Saturday, April 3, 2010

Pro-GMO chemical polluter becomes Obama’s ag trade negotiator

Posted by sakerfa on April 2, 2010


Islam Siddiqui on the right.

(PeoplesVoice) – Despite declining bee and butterfly populations from agricultural chemicals, on Saturday the US Senate approved President Barack Obama’s nomination for chief agricultural negotiator in the Office of the U.S. Trade Representative, Monsanto lobbyist Islam Siddiqui.
“Dr. Siddiqui’s confirmation is a step backward,” said Tierra Curry, a scientist at the Center for Biological Diversity (the “Center”). “His appointment ensures the perpetuation of pesticide- and fossil-fuel-intensive policies, which undermine global food security and imperil public health and wildlife.”

As undersecretary for marketing and regulatory programs at the U.S. Department of Agriculture, Siddiqui oversaw the development of the first national organic labeling standards, which allowed sewage sludge-fertilized, genetically modified, and irradiated food to be labeled as organic, reports the Center. After a nationwide campaign spearheaded by the Organic Consumers Association (OCA) in which the USDA was deluged with 280,000 irate letters and emails, Siddiqui, Monsanto, and the USDA backed off.


Apparently to no avail.

Siddiqui is a former pesticide lobbyist and is currently vice president of science and regulatory affairs at CropLife America, a biotech and pesticide trade group that lobbies to weaken environmental laws. He takes the absurd position that pesticides are not pollutants because they’re not intended to be pollutants.

He also posits that regulations of pesticide use in the name of human health and other concerns violates international trade laws. Spoken like a true corporatist: profits supercede health.

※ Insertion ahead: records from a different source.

# meilisearch/arroy

Measured on NVIDIA H100. Metric: index-build vectors/sec, higher is better.
Workload: dtype f32

## Files before the change

### arroy_b200/csrc/arroy_b200.cu

```cuda
#include <cuda_runtime.h>

#include <algorithm>
#include <atomic>
#include <chrono>
#include <cstdio>
#include <cstdlib>
#include <cstring>
#include <mutex>
#include <stdexcept>
#include <string>
#include <thread>
#include <vector>

#include "../../include/arroy_b200.h"
#include "build.cuh"
#include "search.cuh"
#include <cublas_v2.h>

#include "xrerank.cuh"
#include "tcgemm.cuh"
#include "frerank.cuh"

using namespace ab;

// ... 355 lines not shown
    W.active.ensure(4);
    W.error.ensure(4);
    W.keys.ensure(32ull * tw);
    size_t ws_bytes = (size_t)WS_VECS * ld * 4;
    int use_smem = ws_bytes <= 200 * 1024 ? 1 : 0;
    if (!use_smem) W.scratch.ensure(ws_bytes * tw);
    const int spec = (use_smem && (size_t)WS_VECS_SPEC * ld * 4 <= 200 * 1024 && !(getenv("ARROY_B200_SPEC") && atoi(getenv("ARROY_B200_SPEC")) == 0)) ? 1 : 0;
    if (spec) ws_bytes = (size_t)WS_VECS_SPEC * ld * 4;

    BuildParams P{};
    P.items = c->items.as<float>(); P.ih0 = c->h0.as<float>(); P.ih1 = c->h1.as<float>();
    P.n = (uint32_t)n; P.d = c->dim; P.ld = ld; P.metric = c->metric; P.K = K; P.n_trees = tw;
    P.st = W.st.as<TreeState>(); P.frames = W.frames.as<Frame>(); P.recs = W.recs.as<Record>(); P.rec_cap = rec_cap;
    P.perm[0] = W.perm0.as<uint32_t>(); P.perm[1] = W.perm1.as<uint32_t>();
    P.flags = W.flags.as<uint8_t>(); P.unit_left = W.unit_left.as<uint32_t>(); P.units_per_tree = units;
    P.pool = W.pool.as<float>(); P.pool_stride = pool_stride; P.pool_cap = pool_cap; P.pool_counter = W.pool_counter.as<uint32_t>();
    P.jobs = W.jobs.as<Job>(); P.scratch = W.scratch.as<float>(); P.use_smem_ws = use_smem; P.spec = spec;
    P.active = W.active.as<uint32_t>(); P.error = W.error.as<int32_t>();
    P.sub_rows = nullptr; P.sub_off = nullptr;
    P.lat_mask = getenv("ARROY_B200_LATMASK") ? (uint32_t)atoi(getenv("ARROY_B200_LATMASK")) : 3u;
    P.small_max = getenv("ARROY_B200_SMALL_MAX") ? (uint32_t)atoi(getenv("ARROY_B200_SMALL_MAX")) : (uint32_t)std::max<uint64_t>(2048, (6ull << 20) / (4ull * ld));
    P.max_inner = 1024u;
    P.timing = nullptr;
    if (getenv("ARROY_B200_CTRL_TIMING")) { W.timing.ensure(24 * 8); CK(cudaMemsetAsync(W.timing.p, 0, 24 * 8, c->stream)); P.timing = W.timing.as<unsigned long long>(); }
    if (sub.rows) {
        const uint64_t b = sub.off[t0], e = sub.off[t0 + tw];
        std::vector<uint64_t> off(tw + 1);
        for (uint32_t t = 0; t <= tw; ++t) off[t] = sub.off[t0 + t] - b;
        W.sub_rows.ensure(std::max<size_t>(16, 4ull * (e - b)));
        W.sub_off.ensure(8ull * (tw + 1));
        if (e > b) CK(cudaMemcpyAsync(W.sub_rows.p, sub.rows + b, 4ull * (e - b), cudaMemcpyHostToDevice, c->stream));
        CK(cudaMemcpy(W.sub_off.p, off.data(), 8ull * (tw + 1), cudaMemcpyHostToDevice));
        P.sub_rows = W.sub_rows.as<uint32_t>(); P.sub_off = W.sub_off.as<uint64_t>();
    }

    std::vector<uint32_t> keys((size_t)tw * 8);
    for (uint32_t t = 0; t < tw; ++t)
        for (int i = 0; i < 8; ++i) {
            const uint8_t* s = seeds[t0 + t] + 4 * i;
            keys[(size_t)t * 8 + i] = (uint32_t)s[0] | ((uint32_t)s[1] << 8) | ((uint32_t)s[2] << 16) | ((uint32_t)s[3] << 24);
        }
    CK(cudaMemcpyAsync(W.keys.p, keys.data(), keys.size() * 4, cudaMemcpyHostToDevice, c->stream));
    CK(cudaMemsetAsync(W.pool_counter.p, 0, 4, c->stream));
    CK(cudaMemsetAsync(W.error.p, 0, 4, c->stream));
    CK(cudaMemcpyAsync(W.active.p, &tw, 4, cudaMemcpyHostToDevice, c->stream));
    const uint64_t* d_start = nullptr;
    if (sub.start_pos) {
// ... 66 lines not shown
            P.shadow_small_chunk = getenv("ARROY_B200_SHADOW_CHUNK") ? (uint32_t)std::min(4, std::max(1, atoi(getenv("ARROY_B200_SHADOW_CHUNK")))) : 4u;
            P.shadow_big_units = getenv("ARROY_B200_SHADOW_BIG") ? (uint32_t)atoi(getenv("ARROY_B200_SHADOW_BIG")) : 512u;
            P.shadow_big_chunk = getenv("ARROY_B200_SHADOW_BIGCHUNK") ? (uint32_t)std::max(4, atoi(getenv("ARROY_B200_SHADOW_BIGCHUNK"))) : 8u;
        }
    }
    if (persist) {
        W.slots.ensure(sizeof(PSlot) * tw);
        W.abort.ensure(4);
        CK(cudaMemsetAsync(W.slots.p, 0, sizeof(PSlot) * tw, c->stream));
        CK(cudaMemsetAsync(W.abort.p, 0, 4, c->stream));
        W.cur_normal.ensure(4ull * pool_stride * tw);
        P.slots = W.slots.as<PSlot>();
        P.cur_normal = W.cur_normal.as<float>();
        P.abort = W.abort.as<int>();
        const char* rf = getenv("ARROY_B200_ROOT_FUSE");
        P.root_fused = (!sub.rows && tw >= 2 && P.d >= 32 && (size_t)ROOT_TB * ld * 4 <= psmem && !(rf && atoi(rf) == 0)) ? 1 : 0;
        W.root.ensure(8);
        CK(cudaMemsetAsync(W.root.p, 0, 8, c->stream));
        P.root_ready = W.root.as<uint32_t>(); P.root_ticket = W.root.as<uint32_t>() + 1;
    }

    auto launch_step = [&](cudaStream_t s) {
        launch_control(ctrl1, tw, 1, ctrl_smem, s, P, 0u);
        if (P.planes.hi) work_kernel_shadow<<<c->sm_count * 2, WORK_THREADS, wsmem + perm_smem, s>>>(P.jobs, (int)tw, P.items, P.planes, P.ih0, P.d, P.ld, P.metric, P.shadow_min_units, P.shadow_stats);
        else work_kernel<<<work_grid, WORK_THREADS, wsmem, s>>>(P.jobs, (int)tw, P.items, P.ih0, P.d, P.ld, P.metric, interleave);
    };
    auto launch_tree_step = [&](uint32_t t, cudaStream_t s) {
        launch_control(ctrlc, 1, cluster, ctrl_smem, s, P, t);
        if (P.planes.hi) work_kernel_shadow<<<tree_grid, WORK_THREADS, wsmem1 + perm_smem, s>>>(P.jobs + t, 1, P.items, P.planes, P.ih0, P.d, P.ld, P.metric, P.shadow_min_units, P.shadow_stats);
        else work_kernel<<<tree_grid, WORK_THREADS, wsmem1, s>>>(P.jobs + t, 1, P.items, P.ih0, P.d, P.ld, P.metric, 0);
    };
    if (!lockstep) {
        while (c->tree_streams.size() < tw) { cudaStream_t st; CK(cudaStreamCreateWithFlags(&st, cudaStreamNonBlocking)); c->tree_streams.push_back(st); }
        while (c->tree_events.size() < (size_t)tw + 1) { cudaEvent_t ev; CK(cudaEventCreateWithFlags(&ev, cudaEventDisableTiming)); c->tree_events.push_back(ev); }
    }

    CK(cudaStreamSynchronize(c->stream));
    c->breakdown[0] += ms_since(t_setup);
    auto t_graph = std::chrono::steady_clock::now();
    cudaGraphExec_t gexec = nullptr;
    if (use_graph && !persist) {
        std::vector<uint8_t> key(sizeof(BuildParams) + 16);
        memcpy(key.data(), &P, sizeof(BuildParams));
        int32_t sched[4] = {(lockstep ? 1 : 0) | (interleave << 1) | (cluster << 8), steps_per_batch, (int32_t)tw, (int32_t)ctrl_smem};
        memcpy(key.data() + sizeof(BuildParams), sched, 16);
        if (c->cached_exec && key == c->cached_graph_key) gexec = c->cached_exec;
        else {
            if (c->cached_exec) { cudaGraphExecDestroy(c->cached_exec); c->cached_exec = nullptr; }
            if (c->cached_graph) { cudaGraphDestroy(c->cached_graph); c->cached_graph = nullptr; }
            c->cached_graph_key.clear();
            cudaGraph_t graph = nullptr;
            CK(cudaStreamBeginCapture(c->stream, cudaStreamCaptureModeThreadLocal));
// ... 53 lines not shown
            }
        }
        CK(cudaMemcpyAsync((void*)h_active, W.active.p, 4, cudaMemcpyDeviceToHost, c->stream));
        CK(cudaMemcpyAsync((void*)h_error, W.error.p, 4, cudaMemcpyDeviceToHost, c->stream));
        CK(cudaStreamSynchronize(c->stream));
        steps = 1;
        c->n_launches += 1;
        { float kms = 0; CK(cudaEventElapsedTime(&kms, c->ev_p0, c->ev_p1)); c->stats[5] += kms; }
        if (*h_error != ERR_NONE) {
            const int e = *h_error;
            if (e == ERR_ABORT) throw Cancelled("The corresponding build process has been cancelled");
            if (e == ERR_HANG) throw std::runtime_error("forest build made no progress (persistent schedule watchdog)");
            throw CapacityError(e == ERR_DEPTH ? "tree deeper than MAX_DEPTH frames" : e == ERR_RECORDS ? "node record table overflow" : "normal pool overflow");
        }
        if (*h_active != 0) throw std::runtime_error("forest build ended with unfinished trees (internal state machine error)");
    } else
    for (;;) {
        if (steps > max_steps) throw std::runtime_error("forest build did not converge (internal state machine error)");
        if (use_graph) CK(cudaGraphLaunch(gexec, c->stream));
        else if (profile) {
            for (int i = 0; i < steps_per_batch; ++i) {
                launch_control(ctrl1, tw, 1, ctrl_smem, c->stream, P, 0u);
                CK(cudaEventRecord(pev[2 * i], c->stream));
                if (P.planes.hi) work_kernel_shadow<<<c->sm_count * 2, WORK_THREADS, wsmem + perm_smem, c->stream>>>(P.jobs, (int)tw, P.items, P.planes, P.ih0, P.d, P.ld, P.metric, P.shadow_min_units, P.shadow_stats);
                else work_kernel<<<work_grid, WORK_THREADS, wsmem, c->stream>>>(P.jobs, (int)tw, P.items, P.ih0, P.d, P.ld, P.metric, interleave);
                CK(cudaEventRecord(pev[2 * i + 1], c->stream));
            }
            CK(cudaStreamSynchronize(c->stream));
            for (int i = 0; i < steps_per_batch; ++i) {
                float ms = 0; CK(cudaEventElapsedTime(&ms, pev[2 * i], pev[2 * i + 1])); c->stats[5] += ms;
                if (getenv("ARROY_B200_TRACE") && steps + i < 48) fprintf(stderr, "[trace] step %llu work_kernel %.3f ms\n", (unsigned long long)(steps + i), ms);
            }
        }
        else if (lockstep) { for (int i = 0; i < steps_per_batch; ++i) launch_step(c->stream); CK(cudaGetLastError()); }
        else {
            CK(cudaEventRecord(c->tree_events[0], c->stream));
            for (uint32_t t = 0; t < tw; ++t) {
                cudaStream_t st = c->tree_streams[t];
                CK(cudaStreamWaitEvent(st, c->tree_events[0], 0));
                for (int i = 0; i < steps_per_batch; ++i) launch_tree_step(t, st);
                CK(cudaEventRecord(c->tree_events[1 + t], st));
                CK(cudaStreamWaitEvent(c->stream, c->tree_events[1 + t], 0));
            }
            CK(cudaGetLastError());
        }
        steps += steps_per_batch;
        c->n_launches += 2ull * steps_per_batch * (lockstep ? 1 : tw);
        CK(cudaMemcpyAsync((void*)h_active, W.active.p, 4, cudaMemcpyDeviceToHost, c->stream));
        CK(cudaMemcpyAsync((void*)h_error, W.error.p, 4, cudaMemcpyDeviceToHost, c->stream));
        CK(cudaStreamSynchronize(c->stream));
        if (*h_error != ERR_NONE) {
            int e = *h_error;
            throw CapacityError(e == ERR_DEPTH ? "tree deeper than MAX_DEPTH frames" : e == ERR_RECORDS ? "node record table overflow" : "normal pool overflow");
        }
        if (*h_active == 0) break;
        if (cancel && cancel(cancel_arg)) throw Cancelled("The corresponding build process has been cancelled");
    }
    c->stats[1] += (double)steps;
    c->breakdown[2] += ms_since(t_loop);
    if (P.timing) {
        unsigned long long tv[24]; CK(cudaMemcpy(tv, P.timing, sizeof(tv), cudaMemcpyDeviceToHost));
        const char* nm[20] = {"decide", "rng", "gather", "norms", "two_means_rest", "finish_split", "cluster_scan", "prefix", "partition", "attempts", "inner", "total", "tm_dot_rest", "tm_update", "tm_dots", "tm_finish", "tm_recurrence", "publish_fence", "recur_it0", "recur_it1_9"};
        const double att = (double)std::max<unsigned long long>(tv[9], 1);
        fprintf(stderr, "[ctrl timing] attempts %llu, in-cluster %llu; cycles per attempt:", tv[9], tv[10]);
        for (int i = 0; i < 20; ++i) if (i != 9 && i != 10) fprintf(stderr, " %s %.0f", nm[i], (double)tv[i] / att);
        if (tv[20]) fprintf(stderr, "; fused root pass: %llu cycles on the slowest worker", tv[20]);
        fprintf(stderr, "\n");
    }
    c->breakdown[5] += (double)(steps / steps_per_batch);
    auto t_d2h = std::chrono::steady_clock::now();

    W.final_ids.ensure(4ull * n * tw);
    finalize_kernel<<<dim3(64, tw), 256, 0, c->stream>>>(P, W.final_ids.as<uint32_t>());
    CK(cudaGetLastError());
    std::vector<TreeState> st(tw);
    uint32_t pool_used = 0;
    CK(cudaMemcpyAsync(st.data(), W.st.p, sizeof(TreeState) * tw, cudaMemcpyDeviceToHost, c->stream));
    CK(cudaMemcpyAsync(&pool_used, W.pool_counter.p, 4, cudaMemcpyDeviceToHost, c->stream));
    CK(cudaStreamSynchronize(c->stream));
    if (c->host_waves.size() <= wave_no) c->host_waves.resize(wave_no + 1);
    HostWave& H = c->host_waves[wave_no];
    uint64_t total_recs = 0;
    for (uint32_t t = 0; t < tw; ++t) total_recs += st[t].n_recs;
    H.pool.ensure(std::max<size_t>(16, (size_t)pool_used * pool_stride * 4));
    H.recs.ensure(std::max<size_t>(16, sizeof(Record) * total_recs));
    H.final_rows.ensure(std::max<size_t>(16, 4ull * n * tw));
    if (pool_used) CK(cudaMemcpyAsync(H.pool.p, W.pool.p, (size_t)pool_used * pool_stride * 4, cudaMemcpyDeviceToHost, c->stream));
    CK(cudaMemcpyAsync(H.final_rows.p, W.final_ids.p, 4ull * n * tw, cudaMemcpyDeviceToHost, c->stream));
    out_pool_stride = pool_stride;
// ... 1405 lines not shown
```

CropLife has lobbied to allow pesticides to be tested on children and to allow the continued use of persistent organic pollutants and ozone-depleting chemicals, like methyl bromide, Dr. Marcia Ishii-Eiteman reports. CropLife also petitioned Michelle Obama to use pesticides in the organic White House garden and fought county initiatives in California banning genetically modified foods.

Siddiqui vowed to further pressure the European Union to accept more genetically modified crops (GMOs). As an Indian-American, Siddiqui’s appointment will likely assist Monsanto’s spread in India, where the press already welcomes him. In February, we saw a dramatic power play between the biotech industry, along with its supporting governmental agencies, and a well-organized public resistance to the spread of GMOs.

Choosing Siddiqui, according to OCA, “signals to the rest of the world that the United States plans to continue down the failed path of high-input and energy-intensive industrial agriculture by promoting toxic pesticides, inappropriate seed biotechnologies and unfair trade agreements on nations that do not want and can least afford them.”

Third World Ag Experiment in Detroit

In a related current event, biotech ag developers and investors are buying up parcels of land throughout the economically depressed city of Detroit, Michigan, which was once the fourth most-populated city in the U.S. Lots are monocultured with genetically modified corn for use as a biofuel, or monocultured with organic vegies for food, or with trees.

Several questions arise with this plan. Is biotech the best use of that land, considering all the petro-ag chemicals that will toxify the lake and the groundwater? Also consider that that land and water table has suffered decades of industrial waste abuse, and now will endure chemical runoff. How lot owners plan to protect organic lots from contamination by petro-ag chemicals remains to be seen.

When biotech ag developers go after the land of poor folks (as in Africa or India, Brazil or Peru), poor folks lose. One has to wonder if in the Detroit experiment we see a recipe for Love Canal, Motown Style.